April 16 (Bloomberg) — First comes Tax Day, then comes the Tax Grope.
That is the attitude of Americans toward tax authorities. Citizens have resigned themselves to the new rates, official and public, that will apply this year to long-agreed-upon definitions of taxable income. Traditional income is fair game.
The taxpayer is alert, though, to something else: future arbitrary impingement by a tax authority in an unexpected way. Sometimes the intrusion comes from an expected party, more uncomfortable and irritating than fatal. But sometimes, the intrusion shocks either by its scale or because it comes as a total surprise.
The grope image goes back to the revolutionary pamphleteer Thomas Paine, who wrote of "the Greedy Hand of government." Back in the 1960s the business writer John Brooks sketched out the grope concept further, writing of the intruding taxing authority approaching as an unwanted suitor, with a "ghastly expression of benignity."
The most obvious recent grope has been overseas: the garnishment of bank accounts in Cyprus. The depositors simply didn't expect to pay for the euro's failings from this part of their fiscal selves. Another Cyprus-related tax grab is a levy just proposed by the German government's senior economics advisers on those who own valuable houses in countries that ask for bailouts. When, say, an Englishman bought his villa in Portugal, he probably expected to pay taxes on the vacation home, but not this extra surcharge.
Budget Portents
Portents of possible impingements on Americans are evident, too, in President Barack Obama's budget.
Into the category of mild grope falls the indexing of certain tax penalties to inflation. Americans are accustomed to some of these penalties being fixed, such as amounts for traffic tickets. Under the administration plan, the penalties will no longer be fixed: They may rise with inflation and, an added zap, may be rounded up "to the next hundred dollars."
Yes, you read that right: The government is rounding to the nearest "hundred," not the nearest "dollar."
Another historically safe zone for taxpayers has been their employer's portion of the cost of health insurance. What employers pay for their insurance hasn't traditionally been included in individuals' taxable income. Now it might be, as the Treasury lets us know in "General Explanations of the Administration's Fiscal Year 2014 Revenue Proposals," the cheat sheet on the White House's fresh intentions published along with the White House budget.

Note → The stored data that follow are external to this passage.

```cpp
extern "C" int lt_conv_pack_weights_t32(const void* weight, int32_t cout_pad, int32_t k_pad, int32_t cin, int32_t ntaps, void* packed,
                                        void* stream) {
    LT_REQUIRE(weight && packed, LT_ERR_INVALID, "lt_conv_pack_weights_t32: null argument");
    LT_REQUIRE(cout_pad >= 32 && cout_pad % 32 == 0 && cin >= 16 && cin % 16 == 0 && ntaps >= 1 && (long long)ntaps * cin <= k_pad && k_pad % 8 == 0,
               LT_ERR_INVALID, "lt_conv_pack_weights_t32: cout_pad %d / cin %d / ntaps %d / k_pad %d", cout_pad, cin, ntaps, k_pad);
    const long long total = (long long)ntaps * (cin / 16) * (cout_pad / 32) * 64;
    hipLaunchKernelGGL(conv_pack_t32_kernel, dim3((unsigned)((total + 255) / 256)), dim3(256), 0, (hipStream_t)stream, (const bf16_t*)weight,
                       cout_pad, k_pad, cin, ntaps, (bf16_t*)packed);
    LT_CHECK_LAUNCH("lt_conv_pack_weights_t32");
    return LT_OK;
}
```

learnable-triangulation-pytorch_amd/csrc/conv_common.h:

```cpp
#pragma once
#include "lt_common.h"

namespace lt {

typedef float f32x16 __attribute__((ext_vector_type(16)));
typedef float f32x4 __attribute__((ext_vector_type(4)));
typedef __bf16 bf16x8 __attribute__((ext_vector_type(8)));

struct PhaseArg {
    const void* w;
    const void* wfrag;
    const void* wfrag_t;
    const void* wfrag32;
    const int4* taps;
    int ntaps;
    int ood, ooh, oow;
};

struct ConvArgs {
    const void* x;
    void* y;
    const void* res;
    const float* bias;
    const float* scale;
// ... 26 lines not shown
        const lt_conv_phase& ph = d.phase[p];
        a.phase[p].w = ph.weight;
        a.phase[p].wfrag = ph.weight_frag_layout == 1 ? ph.weight_frag : nullptr;
        a.phase[p].wfrag_t = ph.weight_frag_layout == 2 ? ph.weight_frag : nullptr;
        a.phase[p].wfrag32 = ph.weight_frag_layout == 3 ? ph.weight_frag : nullptr;
        a.phase[p].taps = (const int4*)ph.taps; a.phase[p].ntaps = ph.ntaps;
        a.phase[p].ood = ph.out_off[0]; a.phase[p].ooh = ph.out_off[1]; a.phase[p].oow = ph.out_off[2];
    }
    return a;
}

inline bool halo_col_fits(long long N, int D, int H, int W) {
    if (D % 4 || H % 8 || W % 8) return false;
    const long long nblk = N * (D / 4) * (H / 8) * (W / 8), cols = N * (H / 8) * (W / 8);
    return nblk >= 1024 && nblk % 8 == 0 && D / 4 >= 2 && cols % 8 == 0 && cols >= 256;
}

inline bool halo7_col_fits(long long N, int D, int H, int W) {
    if (D % 4 || H % 8 || W % 8) return false;
    const long long cols = N * (H / 8) * (W / 8);
    return D / 4 >= 2 && cols % 8 == 0 && cols >= 256 && cols < (1ll << 31);
}

inline bool plain_pointwise(const ConvArgs& a) {
    const PhaseArg& p0 = a.phase[0];
    return p0.ntaps == 1 && a.sd == 1 && a.sh == 1 && a.sw == 1 && a.pd == 0 && a.ph == 0 && a.pw == 0 && a.osd == 1 && a.osh == 1 && a.osw == 1 &&
           p0.ood == 0 && p0.ooh == 0 && p0.oow == 0 && a.OD == a.Do && a.OH == a.Ho && a.OW == a.Wo && a.D == a.Do && a.H == a.Ho && a.W == a.Wo &&
           a.k_pad == a.Cin;
}
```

The intended effect is to drive up citizens' total taxable income and subject more of their income to top rates. And this is a double grope, for in this case the administration also proposes applying the Buffett rule, named after Warren Buffett's suggestion that rich Americans be taxed at a rate no lower than their secretaries. The Fair Share Tax would raise rates again on income to ensure that the rate the wealthy pay on their newly broadened taxable income isn't too low.
The administration's Buffett rule also increases taxation on capital gains and dividends. The Treasury boldly states that dividends and long-term capital gains, which are taxed at a maximum rate of 23.8 percent, should be taxed at higher rates by imposing a new minimum Fair Share Tax of 30 percent on high earners. Thus does Treasury try to push dividends and capital gains, heretofore not subject to the alternative minimum tax, into an AMT-style trap.
Retirement Limits
The area most Americans consider untouchable is their retirement accounts, their IRAs and 401(k)s, which aren't subject to tax until withdrawal. Slipping money into an individual retirement account has sometimes been difficult, but most Americans assume that their treasure may germinate undisturbed. Many people maintain several such accounts, valued souvenirs of otherwise painfully remembered job changes. Thoughts of these nest eggs growing safely kept many a citizen sane through the ruction of 2009, 2010 and 2011.
This budget would crack the eggs. The Treasury explanation explicitly challenges that principle of undisturbed accrual: "The current law limitations on retirement contributions and benefits for each plan in which a taxpayer may participate do not adequately limit the extent to which a taxpayer can accumulate amounts in a tax-favored arrangement through the use of multiple plans," the Treasury writes.
Page 18 of the budget suggests that an IRA or 401(k) ample enough to provide pensions of more than $205,000 a year is too high. New penalties apply to money in the plan exceeding a "maximum permitted accumulation." This reduces whatever benefit was there from compounding. The suggested limit on such savings would be $3 million.
Still these lines should chill even citizens whose 401(k)s fall short of that amount. After all, authorities could lower the limit later, as happened with the erstwhile rich-man's levy, the alternative minimum tax.
The White House is using executive power to push again for, or even force via regulation, tax increases it has failed to win from Congress. The federal government, desperate for cash, is ready to act as European leaders have acted.
If we seek an explanation why U.S. markets reacted to a small action involving bank accounts on a Mediterranean island, the Obama budget is it. Cyprus signaled not only Europe's challenges but also a Great Grope that is commencing here.
(Amity Shlaes, a Bloomberg View columnist, is the author of "Coolidge." She is the director of the Four Percent Growth Project at the Bush Institute. The opinions expressed are her own.)